Em primeira análise, é evidente que existe um tabu dentro das famílias e escolas ao se tratar de sexualidade. Os pais não falam sobre e deixam o papel para a escola e a mesma não é eficaz em falar do assunto. Consoante a isso, nota-se que existe uma falha no sistema educacional, visto que uma das diretrizes do MEC é trabalhar a sexualidade nas escolas, porém, isso só acontece de maneira superficial. Sob o mesmo viés, segundo Immanuel kant, é no problema da educação que se assenta o segredo no aperfeiçoamento da humanidade.

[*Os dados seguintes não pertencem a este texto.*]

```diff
@@ -138,7 +210,7 @@
 						if (f.tab >= 0) {
 							const uint32_t ltab = tabs + (uint32_t)f.tab * FkTab<WIDE>::BYTES;
 #pragma unroll
-							for (int k = 0; k < T; ++k) Is[k] = fk_poly(fk_entry<WIDE>(ltab, ph[k]), ph[k]);
+							for (int k = 0; k < T; ++k) Is[k] = fk_poly(fk_entry<WIDE, TAB0>(ltab, ph[k]), ph[k]);
 						} else {
 							const uint32_t wave = (f.type >> 8) & 0xff;
 							const HerpC23 *g23 = P.g_c23 + (size_t)wave * WAVE_LEN;
diff --git a/saugns_amd/csrc/k_fast_voice.h b/saugns_amd/csrc/k_fast_voice.h
--- a/saugns_amd/csrc/k_fast_voice.h
+++ b/saugns_amd/csrc/k_fast_voice.h
@@ -11,6 +11,10 @@
 #define FK_CLOAD(p) (*(p))
 #endif
 
+#if FK_LM_ONE_PHASE_SET && !FK_LM_AHEAD
+#error "FK_LM_ONE_PHASE_SET needs FK_LM_AHEAD: without its fences the compiler's schedule of the one loop spills (216 VGPRs)"
+#endif
+
 __device__ __forceinline__ uint32_t lane_prev(uint32_t x) {
 	return (uint32_t)__builtin_amdgcn_update_dpp(0, (int)x, 0x138 , 0xf, 0xf, true);
 }
@@ -26,10 +30,23 @@
 typedef const fk_f64x2 __attribute__((address_space(3))) *fk_lds_f64x2;
 typedef const fk_f32x2 __attribute__((address_space(3))) *fk_lds_f32x2;
 struct FkHerp { double c3, c2, c1, c0; };
-template <bool WIDE, bool TAB0 = false>
+typedef const volatile fk_f64x2 __attribute__((address_space(3))) *fk_lds_f64x2_ord;
+template <bool WIDE, bool TAB0 = false, bool ORDERED = false>
 __device__ __forceinline__ FkHerp fk_entry(const uint32_t tab, const uint32_t ph) {
 	FkHerp h;
-	if (WIDE && TAB0) {
+	static_assert(!ORDERED || WIDE, "the ordered reads exist for the wide table block");
+	if (WIDE && ORDERED) {
+		uint32_t a;
+		if (TAB0) a = (ph >> (SLEN_BITS - 4)) & ((WAVE_LEN - 1) << 4);
+		else {
+			uint32_t ind = ph >> SLEN_BITS;
+			asm("" : "+v"(ind));
+			a = tab + (ind << 4);
+		}
+		const fk_f64x2 hi = *(fk_lds_f64x2_ord)(uintptr_t)a;
+		const fk_f64x2 lo = *(fk_lds_f64x2_ord)(uintptr_t)(a + FkTab<true>::C01);
+		h.c3 = hi.x; h.c2 = hi.y; h.c1 = lo.x; h.c0 = lo.y;
+	} else if (WIDE && TAB0) {
 		const uint32_t a = (ph >> (SLEN_BITS - 4)) & ((WAVE_LEN - 1) << 4);
 		const fk_f64x2 hi = *(fk_lds_f64x2)(uintptr_t)a;
 		const fk_f64x2 lo = *(fk_lds_f64x2)(uintptr_t)(a + FkTab<true>::C01);
@@ -57,6 +74,13 @@
 	const double x = (double)(ph & (SLEN - 1));
 	return ((h.c3 * x + h.c2) * x + h.c1) * x;
 }
+__device__ __forceinline__ fk_f32x2 fk_div_diff_scale2(const float a, const fk_f32x2 b) {
+	fk_f32x2 r;
+	r.x = __builtin_amdgcn_rcpf(b.x); r.y = __builtin_amdgcn_rcpf(b.y);
+	const fk_f32x2 av = {a, a};
+	const fk_f32x2 q = av * r;
+	return __builtin_elementwise_fma(__builtin_elementwise_fma(-b, q, av), r, q);
+}
 template <bool WIDE>
 __device__ __forceinline__ void fk_stage_tables(const FastParams &P, unsigned char *lds, const uint32_t tid, const uint32_t nthreads) {
 	for (uint32_t t = 0; t < P.n_tabs; ++t) {
@@ -83,7 +107,8 @@
 	return c.s;
 }
 
-template <int T, int SCAN, bool REPAIR = false, bool CUB = false, bool WIDE = false, int SPLIT = 0 , bool TAIL = false>
+template <int T, int SCAN, bool REPAIR = false, bool CUB = false, bool WIDE = false, int SPLIT = 0 , bool TAIL = false,
+		bool TAB0 = false >
 __device__ __forceinline__ void fast_voice(const FastParams &P, const uint32_t v, const FastInfo &fi,
 		float *slots, unsigned long long *carry, const uint32_t tabs , const int l,
 		const uint32_t wpv, const uint32_t cstart, unsigned long long *lring = nullptr,
@@ -163,7 +188,8 @@
 	uint32_t cgm = cstart;
 #define FKG_ADVANCE() (it += gstride, cgm = cgm + wpv >= lk_ring ? cgm + wpv - lk_ring : cgm + wpv)
 	if constexpr (SPLIT == 3 && SCAN == 0 && !REPAIR && !CUB && !TAIL) {
-		for (uint32_t it = it_lo + cstart; it < n_iter; FKG_ADVANCE()) {
+		if (TAB0 && tabs != 0u) zero_acc = 1;
+		else for (uint32_t it = it_lo + cstart; it < n_iter; FKG_ADVANCE()) {
 			if (it == 0 || it == last_group) continue;
 			const uint32_t cg = it;
 #include "k_fast_group_lm.h"
@@ -385,8 +411,9 @@
 #else
 #define FK_ATTR __launch_bounds__(1024, FK_MINB)
 #endif
-template <int T, int SCAN, bool CUB = false, bool WIDE = false, bool TAIL = false, bool INNER = false, bool LM = false>
+template <int T, int SCAN, bool CUB = false, bool WIDE = false, bool TAIL = false, bool INNER = false, bool LM = false, bool TAB0 = false>
 __global__ void FK_ATTR fast_kernel(FastParams P) {
+	static_assert(!TAB0 || LM, "the one-table address form exists for the lane-major inner build");
 	static_assert(!INNER || (SCAN == 0 && WIDE && T == 12 && !CUB && !TAIL), "the inner-groups-only form exists for the 12-row wide closed-form build");
 	static_assert(!LM || INNER, "the lane-major form exists for the inner-groups-only build");
 	static_assert(!WIDE || ((SCAN == 0 || SCAN == 2) && !CUB), "only the closed-form and the look-back builds have a wide-table form");
@@ -445,7 +472,7 @@
 			const uint32_t vi = task / K;
 			const uint32_t v = P.split_cf ? P.vlists[vi] : vi;
 			const FastInfo fi = P.info[v];
-			fast_voice<T, 0, false, CUB, WIDE, SPLIT>(P, v, fi, slots, carry, tabs, l, 1u, 0u, nullptr, task - vi * K, K);
+			fast_voice<T, 0, false, CUB, WIDE, SPLIT, false, TAB0>(P, v, fi, slots, carry, tabs, l, 1u, 0u, nullptr, task - vi * K, K);
 			if (!CUB && mixing) {
 				const InmixArgs A = inmix_args(NVc);
 				inmix_after(A, task - vi * K, vi, l);
diff --git a/saugns_amd/csrc/launch_plan.h b/saugns_amd/csrc/launch_plan.h
--- a/saugns_amd/csrc/launch_plan.h
+++ b/saugns_amd/csrc/launch_plan.h
@@ -71,6 +71,7 @@
 	uint32_t inmix_min_steps = 2;
 	bool inmix_taper = false;
 	uint32_t inmix_at = 13;
+	uint32_t inmix_at_lm = 15;
 	bool inmix_dry = false;
 	bool inner = true;
 	bool lanemajor = true;
@@ -138,7 +139,7 @@
 	num("SAU_AMD_INMIX_MIN_VOICES", t.inmix_min_voices);
 	num("SAU_AMD_INMIX_MIN_STEPS", t.inmix_min_steps);
 	t.inmix_taper = !off("SAU_AMD_INMIX_TAPER");
-	if (const char *ia = env("SAU_AMD_INMIX_AT")) t.inmix_at = (uint32_t)atoi(ia) & 15u;
+	if (const char *ia = env("SAU_AMD_INMIX_AT")) t.inmix_at = t.inmix_at_lm = (uint32_t)atoi(ia) & 15u;
 	t.inmix_dry = !off("SAU_AMD_INMIX_DRY");
 	t.inner = off("SAU_AMD_NO_INNER");
 	t.lanemajor = off("SAU_AMD_NO_LANEMAJOR");
@@ -330,6 +331,16 @@
 	return (t + ((q - t) >> 1)) >> (d.s - 1);
 }
 
+#ifndef FK_LM_ONE_PHASE_SET
+#define FK_LM_ONE_PHASE_SET 1
+#endif
+#ifndef FK_LM_TAB0
+#define FK_LM_TAB0 0
+#endif
+#ifndef FK_LM_AHEAD
+#define FK_LM_AHEAD 1
+#endif
+constexpr bool FK_LM_SHORT_TASKS = FK_LM_ONE_PHASE_SET && FK_LM_AHEAD;
 enum Inner : uint32_t { INNER_NONE = 0, INNER_ROW_MAJOR = 1, INNER_LANE_MAJOR = 2 };
 enum Mixer : uint32_t { MIX_NONE = 0, MIX_FEW_F32, MIX_F32, MIX_FEW, MIX_64, MIX_256 };
 
@@ -372,6 +383,7 @@
 	uint32_t inmix_flags = 0;
 	MagicDiv div;
 	Inner inner = INNER_NONE;
+	bool inner_tab0 = false;
 	Tasks tasks, tasks_cf, tasks_cub;
 	uint32_t groups = 0, groups_cf = 0;
 	uint32_t grid = 1, grid_cf = 1, grid_look = 1, grid_edge = 1, grid_cub = 1, grid_repair = 1;
@@ -513,6 +525,8 @@
 	}
 	if (tun.inner && p.main_build == 0 && p.wide_cf && p.rows == 12 && p.tasks.dyn_chunks >= 3)
 		p.inner = tun.lanemajor && p.n_fast == 1 ? INNER_LANE_MAJOR : INNER_ROW_MAJOR;
+	p.inner_tab0 = p.inner == INNER_LANE_MAJOR && p.tabs.n == 1;
+	if (FK_LM_SHORT_TASKS && p.inmix && p.inner == INNER_LANE_MAJOR) p.inmix_flags = (p.inmix_flags & ~(15u << 8)) | ((tun.inmix_at_lm & 15u) << 8);
 	p.grid_edge = wave_grid(2ull * seg.n_voices, dev.fk_grid);
 }
 
```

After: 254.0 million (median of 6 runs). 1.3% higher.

Em segunda análise, o país carece de campanhas do Ministério da Saúde para o uso de preservativos. De acordo com a constituição Federal de 1988, é dever do Estado garantir saúde para toda população. Entretanto, nota-se que com a falta de conscientização por parte do governo, a saúde não alcança todos os lugares, sobretudo periferias e interiores, que são os locais de maior incidência de gravidez precoce, assim como outros problemas consequentes como mortalidade infantil e materna.
Destarte, medidas devem ser adotadas para a resolução da problemática. Primeiramente, o Ministério da Educação deve exigir que todas as escolas tenham ações perenes e eficazes sobre sexualidade e prevenção de gravidez, inclusive com avaliações para que os alunos realmente entendam o assunto. Posteriormente, devem ser feitas por esses alunos campanhas de casa em casa nas comunidades (principalmente periferias e interior) orientando os pais a conversarem com seus filhos e filhas sobre o assunto. Ademais, contraceptivos devem ser distribuídos durante essas ações para previnir concepções indesejadas. Assim, os números alarmantes sobre gravidez na adolescência deixarão de existir no Brasil.